You have probably been bombarded with tips from your tax professional to hang onto copies of your tax returns and any relevant receipts and forms after you file every single year. The question that arises is, “Just how long do you need to save these copies and receipts?”.
With a statute of limitations, you can now have a definite answer. Why? Because a statute of limitations imposes time limits on when a party must initiate legal action or pursue debt (including tax debt).
So, is there a statute of limitations on taxes? In a nutshell, yes! The simple answer is that the IRS cannot look at your old tax returns after a certain number of years have passed. Hence, you cannot be audited after that time frame has passed.
The more complete answer is, however, more complicated. The statute of limitations on IRS debt depends on many factors, including whether you have indeed filed the return, and whether you completed it accurately.
To help you better understand the details of the IRS collections statute of limitations, we have prepared this guide. Note, though, that this is basic information. For an in-depth assessment of your case, please contact our tax experts.
What Is the IRS Statute of Limitations?
Think of the IRS statute of limitations as a legally enforceable deadline.
The statute of limitations is a timeframe after which the IRS can no longer collect back taxes, or tax debt. The idea behind the statute of limitations is to give taxpayers some reassurance and certainty. In other words, it protects taxpayers from IRS collections arising many years later.
- There are different time limits depending on whether someone accidentally or deliberately accrued tax debt.
- Typically, though, once the “window” of time passes, the IRS must stop collection efforts.
- However, there are exceptions to every rule. In some cases, there’s no time limit and the IRS can pursue the tax debt indefinitely.
- Some events, such as filing for bankruptcy, “pause” the clock. But they don’t stop it completely.
Let’s now consider how long the IRS statute of limitations is and what influences the “clock”.
IRS Collections Statute of Limitations: The Law
We can find the laws regarding when the IRS must stop collection efforts in Title 26 of the Internal Revenue Code (IRC). You can also find this published under US Code 6501.
For our purposes, the most significant rules are as follows.
Statute of Limitations for Assessing Tax
The IRS statute of limitations allows 3 years after your return was due for assessing your return. In other words, the IRS has 3 years from the date on which your return was due to complete their assessment. There are exceptions if, for example, you filed a fraudulent return or your agreed to a time limit extension.
Statute of Limitations for Tax Fraud
The IRS has significant leeway for assessing – and collecting – tax debt where there’s suspected fraud or willful underpayments.
- Tax evasion (deliberately withholding tax): Up to 6 years after the filing date.
- Significant omissions: There is no time limit.
It’s crucial that you understand your tax liabilities and complete your tax return carefully.

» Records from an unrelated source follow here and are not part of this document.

# lukasmolnar/pino-locoman

Measured on AMD Instinct MI355X. Metric: MPC solves/sec (B2G whole_body_rnea N=50) at batch; 1/2/4/8 GPU, higher is better.
Workload: dtype f64; 1 GPU; b2g whole_body_rnea N=50 MPC step; batch_per_gpu=1024, global_batch=1024, nodes=50, robot=b2g, dynamics=whole_body_rnea, solver=osqp-sqp (1 SQP iteration, max_iter 100), parallelism=batch-sharded dp1

## Files before the change

include/pinoloco.h:

```cpp
#ifndef PINOLOCO_H_
#define PINOLOCO_H_

#ifdef __cplusplus
extern "C" {
#endif

typedef struct pl_model pl_model;
typedef struct pl_ocp pl_ocp;

#define PL_JOINT_FREEFLYER 1
#define PL_JOINT_REVOLUTE 2

#define PL_DYN_WHOLE_BODY_RNEA 0
#define PL_DYN_WHOLE_BODY_ACC 1
#define PL_DYN_WHOLE_BODY_ABA 2
#define PL_DYN_CENTROIDAL_VEL 3
#define PL_DYN_CENTROIDAL_ACC 4

typedef struct {
  int njoints;
  int nq, nv;
  const int* parent;
  const int* jtype;
  const double* axis;
// ... 194 lines not shown
int pl_dyn_jac_sizes(const pl_dyn* d, int fn, int flags, int* in_len, int* tan_len, int* out_len);
int pl_dyn_jac(pl_dyn* d, int fn, int batch, int frame, int flags, unsigned wrt, const double* in0,
               const double* in1, const double* in2, const double* in3, double* out, double* jac);
int pl_dyn_jac_device(pl_dyn* d, int fn, int batch, int frame, int flags, unsigned wrt, const void* in0,
                      const void* in1, const void* in2, const void* in3, void* out, void* jac);

#define PL_ADMM_AUTO 0
#define PL_ADMM_SWEEP 1
#define PL_ADMM_SWEEP2 2
#define PL_ADMM_CHAIN 3
int pl_ocp_set_admm_kernel(pl_ocp* o, int kind);
int pl_ocp_get_admm_kernel(const pl_ocp* o);
int pl_ocp_get_admm_groups(const pl_ocp* o);
#define PL_ADMM_OPERANDS_SPLIT 0
#define PL_ADMM_OPERANDS_FUSED 1
int pl_ocp_set_admm_operands(pl_ocp* o, int mode);
int pl_ocp_get_admm_operands(const pl_ocp* o);
int pl_ocp_get_admm_rho_from_bounds(const pl_ocp* o);

int pl_ocp_profile(pl_ocp* o, int enable);
int pl_ocp_profile_read(pl_ocp* o, double* out);
int pl_ocp_profile_read_hess(pl_ocp* o, double* out);
int pl_ocp_sizes(const pl_ocp* o, long long* out);

int pl_debug_get(pl_ocp* o, const char* name, double* out, long long count);
int pl_debug_set(pl_ocp* o, const char* name, const double* in, long long count);
int pl_debug_nodes(const pl_ocp* o, int* out);
int pl_debug_consts(const pl_ocp* o, void* model_out, void* oc_out, int* sizes);
int pl_debug_admm(pl_ocp* o, int niter, int reset);
int pl_debug_qp_setup(pl_ocp* o);
int pl_debug_check(pl_ocp* o, int final_check, int unscale);

#ifdef __cplusplus
}
#endif
#endif
```

pino-locoman_amd/csrc/api.hip:

```cpp
#include "api_internal.h"
#include "plant.h"
#include "record.h"
#include "retract.h"

#include <map>

static thread_local char g_err[1024] = "";

void pl_set_error(const char* fmt, ...) {
  va_list ap;
  va_start(ap, fmt);
  vsnprintf(g_err, sizeof(g_err), fmt, ap);
  va_end(ap);
}



extern "C" const char* pl_last_error(void) { return g_err; }
extern "C" int pl_version(void) { return 1; }

#ifndef PL_SRC_SHA
#define PL_SRC_SHA "unknown"
#endif
extern "C" const char* pl_build_info(void) { return "pl_src_sha256=" PL_SRC_SHA " arch=gfx950"; }
// ... 1658 lines not shown
  if (!out) { pl_set_error("null argument"); return -1; }
  prof_collect(&o->h);
  out[0] = o->h.prof_hess_ms;
  out[1] = (double)o->h.prof_hess_launches;
  int lanes = 0;
  if (o->h.d.ip_act)
    PL_CHECK_HIP(hipMemcpy(&lanes, o->h.d.ip_act + o->h.B + 1, sizeof(int), hipMemcpyDeviceToHost));
  out[2] = o->h.prof_hess_launches > 0 ? (double)lanes / o->h.prof_hess_launches : 0.0;
  return 0;
}

int admm_lds_bytes(const PlOcpHandle* h);
int admm_ppw(const PlOcpHandle* h);
int admm_asb_cap(const PlOcpHandle* h);
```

Attempting to evade tax obligations, or even careless mistakes, can have severe consequences.
The IRS normally has 5-6 years after an evasion attempt to prosecute. However, in some scenarios, such as if you lie to an IRS Criminal Investigation Agent, there’s no time limit for prosecuting you. Seek advice immediately if you suspect you could face criminal or civil investigations for tax fraud.
Statute of Limitations for IRS Tax Refunds
If you’re due a tax refund, you normally only have 3 years from the filing date to claim the credit. In some cases, this is shortened to 2 years.
Statute of Limitations on IRS Debt
Normally, the IRS has 10 years from the tax assessment date to collect the tax and accruing interest. The clock may be suspended – or extended – if, for example, there’s a payment plan or offer in compromise in place.
When Does the IRS Statute of Limitations Begin and End?
It all depends on the legal issue at hand.
As an example, for tax debt, the clock starts running the date the IRS assesses your return – not the filing date. However, the clock for assessing tax doesn’t start until 3 years after the return was due.
It’s crucial that you consult our tax experts for more advice on which IRS statute of limitations applies. Otherwise, you may be surprised to learn that the IRS is still within time to pursue a debt!
Knowing whether an IRS claim is “time-barred” can help you avoid paying old tax debts if you’re struggling financially. Consult Innovative Tax Relief now for a free tax consultation.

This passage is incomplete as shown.